Document Type

Dissertation

Degree

Doctor of Philosophy

Major

Education

Date of Defense

11-14-2018

Graduate Advisor

Kathleen Haywood, Ph.D.

Committee

Clark Hickman, Ed.D.

Shawn Woodhouse, Ph.D.

Jennifer McCluskey, Ph.D.

Abstract

Students who fail a course early in their college careers are at risk of leaving college before completion of their programs. Little is known about this high-risk group and why some members of this group complete their programs while others do not. This research addressed this gap in the college-level persistence literature by focusing first on differences between completers and non-completers, then on differences between students who fail a course early in their college careers but become completers or non-completers. The goal was to understand the protective value of individual traits beyond the prediction of risk based on membership to a high-risk group.

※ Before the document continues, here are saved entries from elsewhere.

# snakers4/mnasnet-pytorch

Hardware: AMD Instinct MI355X
Metric: images/sec MNASNet-1.0 224^2 bf16 train step (higher is better)
Workload: dtype bf16

## Files before the change

include/mnas.h:

```cpp
#ifndef MNAS_H
#define MNAS_H
#include <stdint.h>

#ifdef __cplusplus
extern "C" {
#endif

#define MNAS_OK 0
#define MNAS_EINVAL 10001
#define MNAS_BN_ROWS 8

typedef struct MnasActIn {
    const void*  data;
    const float* scale;
    const float* shift;
} MnasActIn;

typedef struct MnasGradIn {
    const void*  g;
    const void*  y;
    const float* coef;
} MnasGradIn;

int mnas_version(void);
// ... 172 lines not shown
    MnasPostWgrad w1, w2;
} MnasBwdPost;
int mnas_bwd_post(const MnasBwdPost* p, void* stream);

typedef struct MnasBnFrozenDesc {
    const float* gamma;
    const float* beta;
    const float* running_mean;
    const float* running_var;
    float*  bnbuf;
    int32_t C;
    float   eps;
} MnasBnFrozenDesc;
int mnas_bn_frozen_tables(const MnasBnFrozenDesc* descs, int n, void* stream);
int mnas_bn_bwd_finalize_frozen(const float* partial, int nparts, int C, const float* bnbuf, float* dgamma, float* dbeta,
                                float* dbias, int accumulate, void* stream);
typedef struct MnasBwdPostFrozen {
    const float* bn_partial;
    const float* bnbuf;
    float* dgamma;
    float* dbeta;
    double count;
    int32_t bn_nparts, bn_C;
    MnasPostWgrad w1, w2;
    float* dbias;
} MnasBwdPostFrozen;
int mnas_bwd_post_frozen(const MnasBwdPostFrozen* p, void* stream);

int mnas_add_act(const MnasActIn* a, const MnasActIn* b, int64_t rows, int C, void* out_bf16,
                 float* out_nchw_f32, int HW, void* stream);
int mnas_pool_act(const MnasActIn* a, int N, int HW, int C, float* out, void* stream);
int mnas_pool_bwd(const float* gpool, int N, int HW, int C, void* g_bf16, void* stream);
int mnas_nchw_f32_to_nhwc_bf16(const float* src, void* dst, int N, int C, int HW, void* stream);

typedef struct MnasHeadLinear {
    int32_t N, I, O;
    int32_t relu;
    int32_t accumulate;
    float   drop_p;
    uint64_t seed;
    const void* x;
    const void* w;
    const void* b;
    void*       y;
    const void* dz;
    void*       dw;
    void*       db;
    void*       dx;
    const void* relu_mask;
} MnasHeadLinear;
int mnas_head_linear_fwd(const MnasHeadLinear* a, void* stream);
int mnas_head_linear_bwd_w(const MnasHeadLinear* a, void* stream);
int mnas_head_linear_bwd_x(const MnasHeadLinear* a, void* stream);
int mnas_head_dropout_mask(void* out_u8, int64_t n, float p, uint64_t seed, void* stream);
int mnas_head_cross_entropy(const void* logits, const void* target, int N, int C, int64_t ignore_index,
                            void* loss_rows, void* loss, void* dlogits, void* bad_flag, void* stream);

#define MNAS_METERS_MAX_K   4
#define MNAS_METERS_NUM_I64 14
#define MNAS_METERS_NUM_F64 3
typedef struct MnasMeters {
    int64_t steps;
    int64_t samples;
    int64_t loss_samples;
    int64_t nonfinite_steps;
    int64_t correct[MNAS_METERS_MAX_K];
    int64_t last_n;
    int64_t last_loss_n;
    int64_t last_correct[MNAS_METERS_MAX_K];
    double  loss_sum;
    double  last_loss;
    double  last_loss_sum;
} MnasMeters;
int mnas_head_cross_entropy_metrics(const void* logits, const void* target, int N, int C, int64_t ignore_index,
                                    void* loss_rows, void* loss, void* dlogits, void* bad_flag, const int* ks, int nk,
                                    void* rank_rows, MnasMeters* meters, void* stream);
int mnas_head_metrics(const void* logits, const void* target, int N, int C, const int* ks, int nk, const void* loss,
                      void* rank_rows, MnasMeters* meters, void* stream);

int mnas_head_cross_entropy_soft(const void* logits, const void* target_a, const void* target_b, const float* lam,
                                 float label_smoothing, int N, int C, int64_t ignore_index, void* loss_rows, void* loss,
                                 void* dlogits, void* bad_flag, const int* ks, int nk, void* rank_rows, MnasMeters* meters,
                                 void* stream);

#define MNAS_MLABEL_NUM_I64 16
#define MNAS_MLABEL_NUM_F64 9
typedef struct MnasMultiLabelMeters {
    int64_t steps;
    int64_t samples;
    int64_t nonfinite_steps;
    int64_t loss_n;
    int64_t dice_n;
    int64_t f1_n;
    int64_t tp;
    int64_t fp;
    int64_t fn;
    int64_t last_n;
    int64_t last_loss_n;
    int64_t last_dice_n;
    int64_t last_f1_n;
    int64_t last_tp;
    int64_t last_fp;
    int64_t last_fn;
    double  loss_sum;
    double  dice_sum;
    double  f1_sum;
// ... 224 lines not shown
```

mnasnet_pytorch_amd/_lib.py:

```python
from __future__ import annotations

import ctypes as C
import os

import torch

_HERE = os.path.dirname(os.path.abspath(__file__))
ABI_VERSION = 8
LIB_PATH = os.environ.get("MNAS_LIB_PATH") or os.path.join(_HERE, "csrc", "libmnas_hip.so")

c_void_p, c_int, c_float, c_double, c_int64 = C.c_void_p, C.c_int, C.c_float, C.c_double, C.c_int64


class MnasActIn(C.Structure):
    _fields_ = [("data", c_void_p), ("scale", c_void_p), ("shift", c_void_p)]


class MnasGradIn(C.Structure):
    _fields_ = [("g", c_void_p), ("y", c_void_p), ("coef", c_void_p)]


class MnasConvGemm(C.Structure):
    _fields_ = [("mode", C.c_int32), ("N", C.c_int32), ("Hi", C.c_int32), ("Wi", C.c_int32), ("Ci", C.c_int32),
                ("Ho", C.c_int32), ("Wo", C.c_int32), ("Co", C.c_int32), ("kh", C.c_int32), ("kw", C.c_int32),
# ... 236 lines not shown
    kind, k = _SLOT[o.opcode][name]
    return getattr(o, kind)[k]


def op_ints(o):
    return tuple(int(v) for v in o.i[:len(OP_SLOTS[o.opcode][0])])


class MnasHeadLinear(C.Structure):
    _fields_ = [("N", C.c_int32), ("I", C.c_int32), ("O", C.c_int32), ("relu", C.c_int32), ("accumulate", C.c_int32),
                ("drop_p", c_float), ("seed", C.c_uint64), ("x", c_void_p), ("w", c_void_p), ("b", c_void_p),
                ("y", c_void_p), ("dz", c_void_p), ("dw", c_void_p), ("db", c_void_p), ("dx", c_void_p),
                ("relu_mask", c_void_p)]


METERS_MAX_K, METERS_NUM_I64, METERS_NUM_F64 = 4, 14, 3


class MnasMeters(C.Structure):
    _fields_ = [("steps", c_int64), ("samples", c_int64), ("loss_samples", c_int64), ("nonfinite_steps", c_int64),
                ("correct", c_int64 * 4), ("last_n", c_int64), ("last_loss_n", c_int64), ("last_correct", c_int64 * 4),
                ("loss_sum", c_double), ("last_loss", c_double), ("last_loss_sum", c_double)]


MLABEL_NUM_I64, MLABEL_NUM_F64 = 16, 9


class MnasMultiLabelMeters(C.Structure):
    _fields_ = [(n, c_int64) for n in ("steps", "samples", "nonfinite_steps", "loss_n", "dice_n", "f1_n", "tp", "fp", "fn", "last_n",
                                       "last_loss_n", "last_dice_n", "last_f1_n", "last_tp", "last_fp", "last_fn")] + \
               [(n, c_double) for n in ("loss_sum", "dice_sum", "f1_sum", "last_loss", "last_dice", "last_f1", "last_loss_sum",
                                        "last_dice_sum", "last_f1_sum")]


GRADNORM_MAX_PARTS = 1024


class MnasGradStats(C.Structure):
    _fields_ = [("last_norm", c_float), ("last_coef", c_float), ("steps", c_int64), ("clipped_steps", c_int64),
                ("skipped_steps", c_int64)]
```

The National Education Longitudinal Study (NELS: 88/2000) database was employed and yielded a rejection of the first two Null hypotheses in this study. It was hypothesized that differences in self-concept, social supports, or locus of control scores exist between completers and non-completers of post-secondary programs. It was also hypothesized that there are gender differences in self-concept, social supports, or locus of control scores between completers and non-completers. Further, these hypotheses were proposed to hold for both four-year degree or higher and two-year certificate/degree or higher students.

The Null hypothesis was not rejected for the subset of participants who earned failing grades. No statistically significant differences were seen for self-concept, social supports, or locus of control scores or gender between students who failed a course and subsequently persisted to completion of a post-secondary program and students who earned failing grades but did not persist to completion. The number of students in the database with data for failing grades was low and was an obstacle to the research. This meant that had the Null hypothesis been proffered for the students who did not fail courses, it would also be rejected for all composite variables for the overall group and by gender.

The actionable data in the results came in the form of gender differences, though not specifically for participants with course failure data. Gender differences were significant for all Locus of Control and Self-Concept composite variables, as well as the second family composition variable (collected on a later date).